Arts Entertainments

Daddy Ball – The painful reality of youth sports

What do I mean by “daddy ball”? I am referring to a situation in a youth sport such as baseball, football, soccer, hockey, basketball, or any other competitive youth sport where a father coaches the team and plays his son above where he falls athletically. In short, daddy ball refers to the coach’s son playing preferred positions or increasing playing time, to the exclusion of other, more athletically gifted competitors.

Having raised two children, I can say that there is nothing quite as painful as watching a coach play the game to promote his own child’s talents. When a game is played and it clearly revolves around the coach’s son, unless he’s the best athlete on the team, it’s dad.

In baseball, you might see dad’s ball coach’s son hitting ahead of players with higher batting averages, playing shortstop, or pitching often and not getting the job done. In football, it usually involves increased playing time and the quarterback or running back position or, in most short goal and goal scoring situations, mostly a kid gets a chance to be the hero and score the touchdown, of course, the coach’s son.

Regardless of the sport, the concept is the same: when a child gets play time or a position they don’t earn through their own hard work and athletic ability, or if others who can do the job don’t get the opportunity, then the child of the coach can play more – it’s daddy ball.

I believe that coaches who play their son above where he falls athletically are cheating their son, the other guys, the team, and themselves. What do I mean by that bold statement?
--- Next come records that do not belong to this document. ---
@@ -1186,7 +1187,8 @@
         __shared__ LfHuffScratch s_huff;
         const int s = (int)blockIdx.x - num_slots;
         if (threadIdx.x < 64)
-            lf_huffman_wave(lf_hist + (size_t)s * HYDK_LF_CODES, ((LfWork *)lf_work)[s].codes, lf_streams + s, s_huff, (int)threadIdx.x);
+            lf_code_and_offsets_wave(lf_hist + (size_t)s * HYDK_LF_CODES, ((LfWork *)lf_work)[s], lf_streams + s,
+                                     jobs_all[first_slot + s], s_huff, (int)threadIdx.x);
         return;
     }
     const unsigned slot = (unsigned)first_slot + blockIdx.x;
@@ -1744,7 +1746,8 @@
     const int lane = threadIdx.x;
     if ((int)blockIdx.x >= num_slots) {
         const int s = (int)blockIdx.x - num_slots;
-        lf_huffman_wave(lf_hist + (size_t)s * HYDK_LF_CODES, ((LfWork *)lf_work)[s].codes, lf_streams + s, *(LfHuffScratch *)s_mem, lane);
+        lf_code_and_offsets_wave(lf_hist + (size_t)s * HYDK_LF_CODES, ((LfWork *)lf_work)[s], lf_streams + s, jobs[s],
+                                 *(LfHuffScratch *)s_mem, lane);
         return;
     }
     const int slot = blockIdx.x;
@@ -2159,20 +2162,54 @@
 constexpr int kEmitBatch = 64 * kEmitPer;
 constexpr int kEmitWin = kEmitBatch + 4;
 
+template <bool SELF>
 __global__ __launch_bounds__(kThreads) void k_rans_emit(const HydkLfJob *__restrict__ jobs, const uint32_t *sym_count_all,
                                                         const uint16_t *aux_all, const uint16_t *flags_all, uint32_t aux_pitch,
                                                         const uint32_t *final_state_all, const uint32_t *group_bits_all,
-                                                        const uint64_t *offsets_all, uint8_t *payload,
-                                                        const uint32_t *status, int vblocks) {
+                                                        uint64_t *offsets_all, uint8_t *payload, uint32_t *status, int vblocks,
+                                                        uint64_t *total, uint64_t payload_cap) {
     __shared__ uint32_t s_win[4][kEmitWin];
     HYDK_URGENT();
     const int t = threadIdx.x, lane = t & 63, wave = t >> 6;
+    auto wave_sum = [](uint64_t v) {
+        const uint32_t lo = __builtin_amdgcn_readlane(scan64_inclusive((uint32_t)v & 0xFFFFFFu), 63);
+        const uint32_t hi = __builtin_amdgcn_readlane(scan64_inclusive((uint32_t)(v >> 24)), 63);
+        return ((uint64_t)hi << 24) + lo;
+    };
+    uint64_t all = 0;
+    bool fits = true;
+    if (SELF) {
+        uint64_t mine_all = 0;
+        for (int i = lane; i < vblocks * 4; i += 64)
+            mine_all += (group_bits_all[i] + 7u) >> 3;
+        all = wave_sum(mine_all);
+        fits = all <= payload_cap && !(*status & HYDK_STATUS_OVERFLOW);
+    }
     auto one_block = [&](const int vb) {
     const int slot = vb >> 4;
     const int g = ((vb & 15) << 2) + wave;
     const int ngroups = jobs[slot].gcols * jobs[slot].grows;
     const size_t G = (size_t)slot * HYDK_GROUPS_PER_LFG + g;
-    if (g >= ngroups || (*status & HYDK_STATUS_OVERFLOW))
+    uint64_t sec_lo = 0;
+    if (SELF) {
+        uint64_t mine_before = 0;
+        for (size_t i = lane; i < G; i += 64)
+            mine_before += (group_bits_all[i] + 7u) >> 3;
+        sec_lo = wave_sum(mine_before);
+        if (lane == 0) {
+            offsets_all[G] = sec_lo;
+            if (G == 0) {
+                *total = fits ? all : 0;
+                if (all > payload_cap)
+                    atomicOr(status, HYDK_STATUS_PAYLOAD);
+                if (fits)
+                    for (uint64_t b = all; b & 3u; b++)
+                        payload[b] = 0;
+            }
+        }
+        if (g >= ngroups || !fits)
+            return;
+    } else if (g >= ngroups || (*status & HYDK_STATUS_OVERFLOW))
         return;
     const void *tok = (const char *)jobs[slot].tokens + (size_t)g * jobs[slot].tok_cap * jobs[slot].rec_bytes;
     const uint4 *aux = (const uint4 *)(aux_all + G * aux_pitch);
@@ -2181,7 +2218,7 @@
     uint32_t *win = s_win[wave];
     const int n = __builtin_amdgcn_readfirstlane((int)sym_count_all[G]);
     const uint32_t bits = group_bits_all[G];
-    const unsigned long long lo_bit = offsets_all[G] * 8ull, hi_bit = lo_bit + (unsigned long long)((bits + 7u) & ~7u);
+    const unsigned long long lo_bit = (SELF ? sec_lo : offsets_all[G]) * 8ull, hi_bit = lo_bit + (unsigned long long)((bits + 7u) & ~7u);
     const uint32_t shared_lo = (lo_bit & 31ull) ? (uint32_t)(lo_bit >> 5) : 0xFFFFFFFFu;
     const uint32_t shared_hi = (hi_bit & 31ull) ? (uint32_t)((hi_bit - 1ull) >> 5) : 0xFFFFFFFFu;
     const uint32_t wbase = (uint32_t)(lo_bit >> 5);
@@ -2191,7 +2228,9 @@
     bool bad = false;
     auto put = [&](uint32_t word, uint32_t v) {
         const uint32_t d = wbase + word;
-        if (d == shared_lo || d == shared_hi)
+        if (SELF && (d == shared_lo || d == shared_hi))
+            hydk_store_edge_word(payload, d, v, lo_bit >> 3, hi_bit >> 3);
+        else if (d == shared_lo || d == shared_hi)
             atomicOr(&W[d], v);
         else
             W[d] = v;
@@ -2209,7 +2248,7 @@
         }
         if (total > cur) {
             if (lane == 0)
-                atomicOr((uint32_t *)status, HYDK_STATUS_INCONSISTENT);
+                atomicOr(status, HYDK_STATUS_INCONSISTENT);
             bad = true;
             return;
         }
@@ -2656,16 +2695,22 @@
 }
 
 hipError_t launch_rans_emit(const HydkLfJob *d_jobs, const uint32_t *sym_count, const uint16_t *aux, const uint16_t *flags,
-                            uint32_t aux_pitch, const uint32_t *final_state, const uint32_t *group_bits, const uint64_t *offsets,
-                            uint8_t *payload, int num_slots, const uint32_t *status, hipStream_t stream) {
+                            uint32_t aux_pitch, const uint32_t *final_state, const uint32_t *group_bits, uint64_t *offsets,
+                            uint8_t *payload, int num_slots, uint32_t *status, uint64_t *total, uint64_t payload_cap,
+                            hipStream_t stream) {
     static const int share = [] {
         const char *v = getenv("HYDAMD_EMIT_SHARE");
         const int n = v && *v ? atoi(v) : HYDK_EMIT_SHARE_DEFAULT;
         return n < 1 ? 1 : n > 16 ? 16 : n;
     }();
     const int vblocks = num_slots * 16;
-    hipLaunchKernelGGL(k_rans_emit, dim3((vblocks + share - 1) / share), dim3(kThreads), 0, stream, d_jobs, sym_count, aux, flags,
-                       aux_pitch, final_state, group_bits, offsets, payload, status, vblocks);
+    const dim3 grid((vblocks + share - 1) / share);
+    if (total)
+        hipLaunchKernelGGL(k_rans_emit<true>, grid, dim3(kThreads), 0, stream, d_jobs, sym_count, aux, flags, aux_pitch, final_state,
+                           group_bits, offsets, payload, status, vblocks, total, payload_cap);
+    else
+        hipLaunchKernelGGL(k_rans_emit<false>, grid, dim3(kThreads), 0, stream, d_jobs, sym_count, aux, flags, aux_pitch,
+                           final_state, group_bits, offsets, payload, status, vblocks, (uint64_t *)nullptr, (uint64_t)0);
     return hipGetLastError();
 }
 
diff --git a/hydrium_amd/csrc/hip/lf_coder.hip b/hydrium_amd/csrc/hip/lf_coder.hip
--- a/hydrium_amd/csrc/hip/lf_coder.hip
+++ b/hydrium_amd/csrc/hip/lf_coder.hip
@@ -27,7 +27,7 @@
     LfShape sh;
     sh.vbw = (job.width + 7) >> 3;
     sh.blocks = sh.vbw * ((job.height + 7) >> 3);
-    sh.n = 3 * sh.blocks;
+    sh.n = lf_values_of(job);
     sh.vbw_magic = sh.vbw > 1 ? (uint32_t)(0xFFFFFFFFu / (uint32_t)sh.vbw) + 1u : 0u;
     return sh;
 }
@@ -50,7 +50,6 @@
 }
 
 #define LF_DPP_KEEP(v, ctrl, rmask) ((uint32_t)__builtin_amdgcn_update_dpp((int)(v), (int)(v), ctrl, rmask, 0xF, false))
-#define LF_DPP_ZERO(v, ctrl, rmask) ((uint32_t)__builtin_amdgcn_update_dpp(0, (int)(v), ctrl, rmask, 0xF, false))
 
 __device__ __forceinline__ int wave_incl_max(int v) {
     int t;
@@ -66,16 +65,6 @@
     v = v > t ? v : t;
     t = (int)LF_DPP_KEEP(v, 0x143, 0xC);
     v = v > t ? v : t;
-    return v;
-}
-
-__device__ __forceinline__ uint32_t wave_incl_sum(uint32_t v) {
-    v += LF_DPP_ZERO(v, 0x111, 0xF);
-    v += LF_DPP_ZERO(v, 0x112, 0xF);
-    v += LF_DPP_ZERO(v, 0x114, 0xF);
-    v += LF_DPP_ZERO(v, 0x118, 0xF);
-    v += LF_DPP_ZERO(v, 0x142, 0xA);
-    v += LF_DPP_ZERO(v, 0x143, 0xC);
     return v;
 }
 
@@ -341,7 +330,7 @@
         if (tid == 0)
             s_rbits = 0;
         uint32_t rb = lf_tokens_window(job, sh, recs_all + (size_t)slot * HYDK_LF_SYMBOLS, tb, s_rs, s_hist, s_tok);
-        rb = wave_incl_sum(rb);
+        rb = lf_wave_incl_sum(rb);
         if ((tid & 63) == 63 && rb)
             atomicAdd(&s_rbits, rb);
         __syncthreads();
@@ -359,65 +348,19 @@
     }
 }
 
-__global__ __launch_bounds__(64) void k_lf_codes(const uint32_t *__restrict__ hist_all, HydkLfStream *__restrict__ streams,
-                                                 LfWork *__restrict__ work) {
+__global__ __launch_bounds__(64) void k_lf_codes(const HydkLfJob *__restrict__ jobs, const uint32_t *__restrict__ hist_all,
+                                                 HydkLfStream *__restrict__ streams, LfWork *__restrict__ work) {
     if (!(HYDK_LF_PROBE & 1))
         __builtin_amdgcn_s_setprio(3);
     __shared__ LfHuffScratch s_huff;
     const int slot = blockIdx.x;
-    lf_huffman_wave(hist_all + (size_t)slot * HYDK_LF_CODES, work[slot].codes, streams + slot, s_huff, (int)threadIdx.x);
-}
-
-__global__ __launch_bounds__(kLfThreads) void k_lf_offsets(const HydkLfJob *__restrict__ jobs, LfWork *__restrict__ work,
-                                                           HydkLfStream *__restrict__ streams, uint32_t *__restrict__ bits_all) {
-    if (!(HYDK_LF_PROBE & 1))
-        __builtin_amdgcn_s_setprio(3);
-    const int slot = blockIdx.x, tid = threadIdx.x, lane = tid & 63, wave = tid >> 6;
-    const LfShape sh = lf_shape(jobs[slot]);
-    const int windows = (sh.n + kEmitSpan - 1) / kEmitSpan;
-    LfWork &w = work[slot];
-    __shared__ uint32_t s_win[kMaxWindows];
-    __shared__ uint32_t s_wsum[kLfWaves];
-    uint32_t len6[6];
-#pragma unroll
-    for (int j = 0; j < 6; j++)
-        len6[j] = w.codes[j * 64 + lane] >> 16;
-    for (int win = wave; win < windows; win += kLfWaves) {
-        uint32_t bits = 0;
-#pragma unroll
-        for (int j = 0; j < 6; j++)
-            bits += (uint32_t)w.win_hist[win][j * 64 + lane] * len6[j];
-        bits = wave_incl_sum(bits);
-        if (lane == 63)
-            s_win[win] = bits + w.win_residue_bits[win];
-    }
-    __syncthreads();
-    const uint32_t mine = tid < windows ? s_win[tid] : 0u;
-    const uint32_t inc = wave_incl_sum(mine);
-    if (lane == 63)
-        s_wsum[wave] = inc;
-    __syncthreads();
-    uint32_t off = inc - mine, total = 0;
-    for (int k = 0; k < kLfWaves; k++) {
-        if (k < wave)
-            off += s_wsum[k];
-        total += s_wsum[k];
-    }
-    uint32_t *out = bits_all + (size_t)slot * HYDK_LF_BITWORDS;
-    if (tid < windows) {
-        w.win_off[tid] = off;
-        if (mine) {
-            out[off >> 5] = 0;
-            out[(off + mine - 1u) >> 5] = 0;
-        }
-    }
-    if (tid == 0)
-        streams[slot].bit_count = total;
+    lf_code_and_offsets_wave(hist_all + (size_t)slot * HYDK_LF_CODES, work[slot], streams + slot, jobs[slot], s_huff, (int)threadIdx.x);
 }
 
 __global__ __launch_bounds__(kLfThreads) void k_lf_pack(const HydkLfJob *__restrict__ jobs,
                                                         const unsigned long long *__restrict__ recs_all,
-                                                        const LfWork *__restrict__ work, uint32_t *__restrict__ bits_all) {
+                                                        const LfWork *__restrict__ work,
+                                                        const HydkLfStream *__restrict__ streams, uint32_t *__restrict__ bits_all) {
     if (!(HYDK_LF_PROBE & 1))
         __builtin_amdgcn_s_setprio(3);
     const int slot = blockIdx.y, tid = threadIdx.x, lane = tid & 63, wave = tid >> 6;
@@ -441,7 +384,7 @@
     unsigned long long val[4];
     uint32_t len[4];
     const uint32_t mine = lf_window_strings(sh, recs_all + (size_t)slot * HYDK_LF_SYMBOLS, tb, s_code, val, len);
-    const uint32_t inc = wave_incl_sum(mine);
+    const uint32_t inc = lf_wave_incl_sum(mine);
     if (lane == 63)
         s_wsum[wave] = inc;
     __syncthreads();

A coach who doesn’t earn his son his position has, in effect, trained the child to expect something for nothing. Moving on over time, the boy expects things to be given to him and has little incentive to put in the hard work necessary to beat other young athletes and actually earn what he gets.

Would that be the type of employee you would like to hire outside of the university? So I say, the coach who didn’t make his son really earn his place on the team has cheated on his own son.

It’s easy to say that the other teammates who may have higher batting averages, or were otherwise in a better position to play a spot, were cheated because the coach’s son was able to play him.

Young boys have few; in as high regard as their coach, if they put in the effort, have a good attitude, and can beat another kid, they deserve to play the spot.

A coach, who won’t play the best guy for the job to work on another agenda, improving his own son’s ability, shouldn’t be coaching the team.

Daddy Ball also serves to deceive the team, as a team, because when guys aren’t playing where they get put down athletically, the team will be less competitive and the guys will be less motivated. Resulting in a team that is not all it could have been.

Well, how does the coach who plays daddy ball fool himself?

A coach who puts his son above his athletic ability to the detriment of more qualified children has failed in his primary mission as a parent, which is to adequately prepare your son to leave the nest and fend for himself. When children don’t experience winning through their own efforts and truly competing, they suffer.

How do you avoid daddy’s dance?

The main way to avoid the dad dance is to coach the team yourself. But if you do, take a careful and objective measure of each child’s athletic ability and play accordingly, lest you fall into the daddy-coaching role.

One way to lessen the impact of daddy ball is to have your child part of a team led by a father whose son is clearly the best athlete on the team. In that situation, it will be difficult for the coach to play the son above the more athletic children.

Or if you can afford it, the best way to avoid daddy ball is to play your kids with a coach who doesn’t have kids on the team. This will be a paid professional trainer or someone who really loves the game. If you choose the paid coach route, ask the paid coach tough questions before joining the team, as some paid coaches seem to feel obligated to the parent who helps coach or assemble the team and you may find your child back on the team. same situation. you were trying so hard to avoid.

It has been my observation that coaches who play daddy ball are generally in denial about the situation. They usually have eyes for a guy on the team, their own.

Some coaches feel that by coaching the team they have earned the right to play with their child wherever and however they want and for the reasons stated above, I say, find another team.

Talking to dad’s coach has little chance of success because it involves his own son. If you talk to the coach, be very careful to keep the conversation about facts and not opinions.

In baseball, that may mean keeping batting statistics or another objective measure depending on the sport and the situation. You can give the coach the batting averages of all the players on the team and he will receive the message without a spoken word.

With dad’s coach, the best option for his son may be to finish the season and more carefully select another team next year.